:: YOUR TASK ::
Select from the records below every line that has the word "order" in it.

--- TASK DATA Enclosed Below ---

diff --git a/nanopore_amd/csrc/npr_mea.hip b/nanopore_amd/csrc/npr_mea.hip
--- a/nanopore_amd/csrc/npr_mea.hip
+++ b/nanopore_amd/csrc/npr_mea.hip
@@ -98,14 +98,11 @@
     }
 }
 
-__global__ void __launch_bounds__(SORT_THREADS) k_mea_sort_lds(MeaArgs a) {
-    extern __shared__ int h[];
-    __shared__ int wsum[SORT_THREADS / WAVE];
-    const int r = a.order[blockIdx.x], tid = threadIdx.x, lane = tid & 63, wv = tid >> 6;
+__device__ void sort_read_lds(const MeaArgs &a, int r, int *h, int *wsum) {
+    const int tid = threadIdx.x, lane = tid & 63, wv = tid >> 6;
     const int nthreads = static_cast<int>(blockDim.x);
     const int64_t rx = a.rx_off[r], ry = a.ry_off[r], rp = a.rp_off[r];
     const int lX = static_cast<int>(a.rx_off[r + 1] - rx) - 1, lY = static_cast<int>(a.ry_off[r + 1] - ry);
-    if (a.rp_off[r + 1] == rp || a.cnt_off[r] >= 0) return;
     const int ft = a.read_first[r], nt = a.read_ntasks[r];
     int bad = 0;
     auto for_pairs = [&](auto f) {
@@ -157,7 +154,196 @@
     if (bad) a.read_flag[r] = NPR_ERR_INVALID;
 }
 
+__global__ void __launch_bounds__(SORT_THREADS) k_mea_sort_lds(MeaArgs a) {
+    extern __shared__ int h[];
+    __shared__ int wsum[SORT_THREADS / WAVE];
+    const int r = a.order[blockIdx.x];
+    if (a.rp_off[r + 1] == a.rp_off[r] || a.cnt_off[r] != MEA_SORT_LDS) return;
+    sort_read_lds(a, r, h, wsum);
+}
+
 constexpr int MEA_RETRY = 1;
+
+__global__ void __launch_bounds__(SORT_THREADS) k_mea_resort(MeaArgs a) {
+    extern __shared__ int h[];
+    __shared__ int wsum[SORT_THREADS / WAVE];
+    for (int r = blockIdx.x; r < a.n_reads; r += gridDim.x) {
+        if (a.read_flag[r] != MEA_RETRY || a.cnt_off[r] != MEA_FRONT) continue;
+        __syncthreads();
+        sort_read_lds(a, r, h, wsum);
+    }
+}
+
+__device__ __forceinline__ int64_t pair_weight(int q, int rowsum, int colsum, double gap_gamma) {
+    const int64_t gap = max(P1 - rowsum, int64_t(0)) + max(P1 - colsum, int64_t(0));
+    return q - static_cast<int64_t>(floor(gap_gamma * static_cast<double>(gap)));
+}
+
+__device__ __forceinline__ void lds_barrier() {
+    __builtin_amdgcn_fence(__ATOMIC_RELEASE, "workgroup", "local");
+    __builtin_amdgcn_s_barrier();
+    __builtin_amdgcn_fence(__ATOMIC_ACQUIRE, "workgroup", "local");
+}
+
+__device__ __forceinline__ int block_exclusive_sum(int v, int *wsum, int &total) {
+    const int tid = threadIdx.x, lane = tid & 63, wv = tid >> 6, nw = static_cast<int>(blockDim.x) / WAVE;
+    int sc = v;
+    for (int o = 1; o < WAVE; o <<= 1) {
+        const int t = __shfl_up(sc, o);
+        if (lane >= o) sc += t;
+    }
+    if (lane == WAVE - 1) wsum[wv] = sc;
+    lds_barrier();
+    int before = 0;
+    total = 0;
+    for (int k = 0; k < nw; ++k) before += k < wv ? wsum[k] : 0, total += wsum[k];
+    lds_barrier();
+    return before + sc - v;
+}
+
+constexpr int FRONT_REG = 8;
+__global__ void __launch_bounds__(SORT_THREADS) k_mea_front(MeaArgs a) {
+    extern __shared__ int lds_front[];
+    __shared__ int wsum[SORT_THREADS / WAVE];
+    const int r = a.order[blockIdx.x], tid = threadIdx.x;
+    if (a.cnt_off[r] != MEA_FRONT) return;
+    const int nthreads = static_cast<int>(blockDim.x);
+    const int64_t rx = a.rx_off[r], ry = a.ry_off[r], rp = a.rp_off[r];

--- End of Enclosed TASK DATA ---

:: OUTPUT OF THE EXERCISE ::
-    const int r = a.order[blockIdx.x], tid = threadIdx.x, lane = tid & 63, wv = tid >> 6;
+    const int r = a.order[blockIdx.x];
+    const int r = a.order[blockIdx.x], tid = threadIdx.x;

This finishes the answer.